Proseguono i lavori iniziati con l’apertura di un varco nel muro del mercato civico appoggiato all´antica muraglia. Gli interventi di Carlo Sechi e Marco Tedde
ALGHERO - Ritorna alla luce il patrimonio storico e architettonico della città di Alghero. Proseguono i lavori iniziati con l’
apertura di un varco nel muro del mercato civico appoggiato all’antica muraglia.
Un intervento che permetterà di riscoprire le vecchie mura nella loro naturale estensione dalla Torre di Piazza Porta Terra a quella in Largo San Francesco. Una parte delle fortificazioni, questa, fino ad oggi nascosta dalle fatiscenti strutture utilizzate come officina comunale.
Il progetto prevede anche l’eliminazione di ulteriori superfetazioni, come quelle riconducibili all’ex-caserma dei carabinieri e addossate sulle mura, che per il momento non saranno abbattute perchè utilizzate come servizi igienici dalla Facoltà di Architettura.
L’opera pubblica non trova però tutti d’accordo.

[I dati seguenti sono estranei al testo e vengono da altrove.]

# wildsonbbl/gnnepcsaft

Hardware: AMD Instinct MI355X
Metric: molecular graphs/sec (fwd+bwd) (higher is better)
Workload: dtype f32; 1 GPU; BASELINE configs[1]: PNA hidden=128 L=6 towers=1 pre=2 post=4, 4096 graphs/GPU (81920 atoms, 163840 directed bonds), fwd+loss+bwd incl. CSR packing; graphs_per_gpu=4096, parallelism=dp1, hip_graph=False, launch=auto, grad_allreduce_bytes=0, grad_exchange=none (1 rank)

## Files before the change

### gnnepcsaft_amd/_lib.py

```python
from __future__ import annotations

import ctypes as C
from pathlib import Path
from typing import Dict, Optional

import torch

_LIB_PATH = Path(__file__).resolve().parent / "libgnnepcsaft_hip.so"

ABI_VERSION = 7
GNX_OK, GNX_E_INVALID, GNX_E_HIP, GNX_E_RANGE, GNX_E_WORKSPACE = 0, -1, -2, -3, -4
OPT_GEMM_SPLIT, OPT_WGRAD_WGS, OPT_EMBED_BWD_MFMA, OPT_STD_BWD_CENTERED, OPT_GEMM_PIPE, OPT_WGRAD_PIPE, OPT_GEMM_AS, \
    OPT_GEMM_WS_FAST, OPT_GEMM_TILE_ROWS, OPT_GEMM_MID = range(10)
GEMM_RELU, GEMM_ACCUMULATE, GEMM_B_TRANS, GEMM_SPLIT_ONLY, GEMM_PRESPLIT = 1, 2, 4, 8, 16
POOL_ADD, POOL_MEAN, POOL_MAX = 0, 1, 2
K_NONE, K_PNA_AGG_FWD, K_PNA_AGG_BWD, K_GEMM_WS, K_GEMM_WGRAD, K_GINE_AGG_FWD, K_GINE_AGG_BWD, K_EDGE_COMBINE_FWD, \
    K_EDGE_COMBINE_BWD, K_BN_FWD, K_BN_BWD, K_GEMM_TILED, K_GEMM_SMALL, K_GEMM_WGRAD_BATCHED, K_KEY_SEGMENT_SUM, \
    K_EMBED, K_PNA_EDGE_FWD, K_PNA_EDGE_BWD, K_ATTN_FWD, K_ATTN_BWD, K_PCSAFT_RHO, K_PCSAFT_VP, \
    K_PCSAFT_MIX_STATE, K_PCSAFT_MIX_RHO = range(24)
K_COUNT = 24
KERNEL_GROUPS = {K_PNA_AGG_FWD: "pna_aggregate_fwd", K_PNA_AGG_BWD: "pna_aggregate_bwd", K_GEMM_WS: "gemm_weights_stationary",
                 K_GEMM_WGRAD: "weight_gradient", K_GINE_AGG_FWD: "gine_aggregate_fwd", K_GINE_AGG_BWD: "gine_aggregate_bwd",
                 K_EDGE_COMBINE_FWD: "edge_combine_fwd", K_EDGE_COMBINE_BWD: "edge_combine_bwd", K_BN_FWD: "batchnorm_fwd",
                 K_BN_BWD: "batchnorm_bwd", K_GEMM_TILED: "gemm_tiled", K_GEMM_SMALL: "gemm_small",
                 K_GEMM_WGRAD_BATCHED: "weight_gradient_batched", K_KEY_SEGMENT_SUM: "key_segment_sum", K_EMBED: "embedding",
                 K_PNA_EDGE_FWD: "pna_edge_fused_fwd", K_PNA_EDGE_BWD: "pna_edge_fused_bwd",
                 K_ATTN_FWD: "transformer_attn_fwd", K_ATTN_BWD: "transformer_attn_bwd",
                 K_PCSAFT_RHO: "pcsaft_density", K_PCSAFT_VP: "pcsaft_vapor_pressure",
                 K_PCSAFT_MIX_STATE: "pcsaft_mix_state", K_PCSAFT_MIX_RHO: "pcsaft_mix_density"}


class GnxError(RuntimeError):
    def __init__(self, status: int, msg: str):
        super().__init__(f"gnx status {status}: {msg}")
        self.status = status


class GemmSeg(C.Structure):
    _fields_ = [("a", C.c_void_p), ("lda", C.c_int64), ("rowscale", C.c_void_p), ("b", C.c_void_p),
                ("ldb", C.c_int64), ("k", C.c_int32), ("_pad", C.c_int32)]


class WgradProb(C.Structure):
    _fields_ = [("dC", C.c_void_p), ("lddc", C.c_int64), ("A", C.c_void_p), ("lda", C.c_int64),
                ("rowscale", C.c_void_p), ("dW", C.c_void_p), ("lddw", C.c_int64), ("dbias", C.c_void_p),
                ("M", C.c_int64), ("N", C.c_int32), ("K", C.c_int32)]


_vp, _i32, _i64, _f32, _sz = C.c_void_p, C.c_int32, C.c_int64, C.c_float, C.c_size_t

PNA_MAX_LAYERS, PNA_MAX_TOWERS = 8, 8
PNA_BWD_DEFER_SMALL, PNA_BWD_LAST_OF_PASS = 1, 2


class PnaFwdArgs(C.Structure):
    _fields_ = [("N", _i64), ("E", _i64), ("T", _i32), ("F", _i32), ("pre_layers", _i32), ("post_layers", _i32),
                ("D", _i32), ("merged", _i32),
                ("rowptr", _vp), ("src", _vp), ("dst", _vp), ("code", _vp), ("dperm", _vp), ("tiles", _vp), ("ntiles", _vp),
                ("max_tiles", _i64), ("x", _vp), ("Te", _vp), ("weff", _vp * PNA_MAX_TOWERS), ("Wm", _vp), ("bm", _vp),
                ("params", C.POINTER(_vp)), ("P", _vp), ("Q", _vp), ("A", _vp), ("hs", _vp * PNA_MAX_LAYERS),
                ("zs", _vp * PNA_MAX_LAYERS), ("ws", _vp), ("ws_bytes", _sz), ("out", _vp), ("etile_info", _vp),
                ("etile_w", _i32), ("tile_rows", _i32)]


class PnaBwdArgs(C.Structure):
    _fields_ = [("N", _i64), ("E", _i64), ("T", _i32), ("F", _i32), ("pre_layers", _i32), ("post_layers", _i32),
                ("R", _i32), ("D", _i32), ("avg_deg_log", _f32), ("merged", _i32), ("acc_first", _i32),
                ("use_side_streams", _i32), ("n_h", _i32), ("n_z", _i32),
                ("rowptr", _vp), ("colptr", _vp), ("cpos", _vp), ("code", _vp), ("code_pos", _vp), ("dperm", _vp),
                ("tiles", _vp), ("ntiles", _vp), ("chunks", _vp), ("nchunks", _vp),
                ("max_tiles", _i64), ("max_chunks", _i64),
                ("x", _vp), ("BE", _vp), ("EE", _vp), ("A", _vp),
                ("hs", _vp * PNA_MAX_LAYERS), ("zs", _vp * PNA_MAX_LAYERS), ("weff", _vp * PNA_MAX_TOWERS), ("Wm", _vp),
                ("params", C.POINTER(_vp)), ("grads", C.POINTER(_vp)), ("dout", _vp),
                ("gbuf", _vp * PNA_MAX_LAYERS), ("dA", _vp), ("gebuf", _vp * PNA_MAX_LAYERS), ("dP", _vp), ("dQ", _vp),
                ("dTe", _vp), ("dEE", _vp), ("dWm", _vp), ("dbm", _vp), ("dWeff", _vp), ("ws", _vp), ("ws_bytes", _sz),
                ("acc_buf", _vp), ("dx", _vp), ("flags", _i32), ("etile_w", _i32), ("etile_info", _vp)]


class PnaFinishArgs(C.Structure):
    _fields_ = [("L", _i32), ("T", _i32), ("F", _i32), ("pre_layers", _i32), ("post_layers", _i32), ("R", _i32), ("D", _i32),
                ("merged", _i32), ("use_side_streams", _i32), ("_pad", _i32),
                ("BE", _vp), ("acc_buf", _vp), ("ones", _vp), ("avg_deg_log", C.POINTER(_f32)),
                ("params", C.POINTER(_vp)), ("grads", C.POINTER(_vp)), ("EE", C.POINTER(_vp)), ("dTe", C.POINTER(_vp)),
                ("dEE", C.POINTER(_vp)), ("dWm", C.POINTER(_vp)), ("dbm", C.POINTER(_vp)), ("dWeff", C.POINTER(_vp))]


class SmallProb(C.Structure):
    _fields_ = [("A", _vp), ("lda", _i64), ("B", _vp), ("ldb", _i64), ("bias", _vp), ("C", _vp), ("ldc", _i64),
                ("M", _i32), ("N", _i32), ("K", _i32), ("flags", _i32)]


SB_A_TRANS, SB_B_TRANS, SB_ACCUMULATE, SB_ATOMIC, SB_RELU = 1, 2, 4, 8, 16
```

Per il Consigliere regionale
Carlo Sechi, si tratta dell’«ennesimo attentato», poiché, secondo lui, quella abbattuta sarebbe «una porzione della antica muraglia cinquecentesca».
Secca la replica di
Marco Tedde: «l'abbattimento non ha riguardato neanche una pietra di quelle facenti parte della muraglia cinquecentesca. Il muro, infatti, fu realizzato dal Comune di Alghero per dividere il cortile della Caserma dei Carabinieri dallo spazio dell’officina comunale».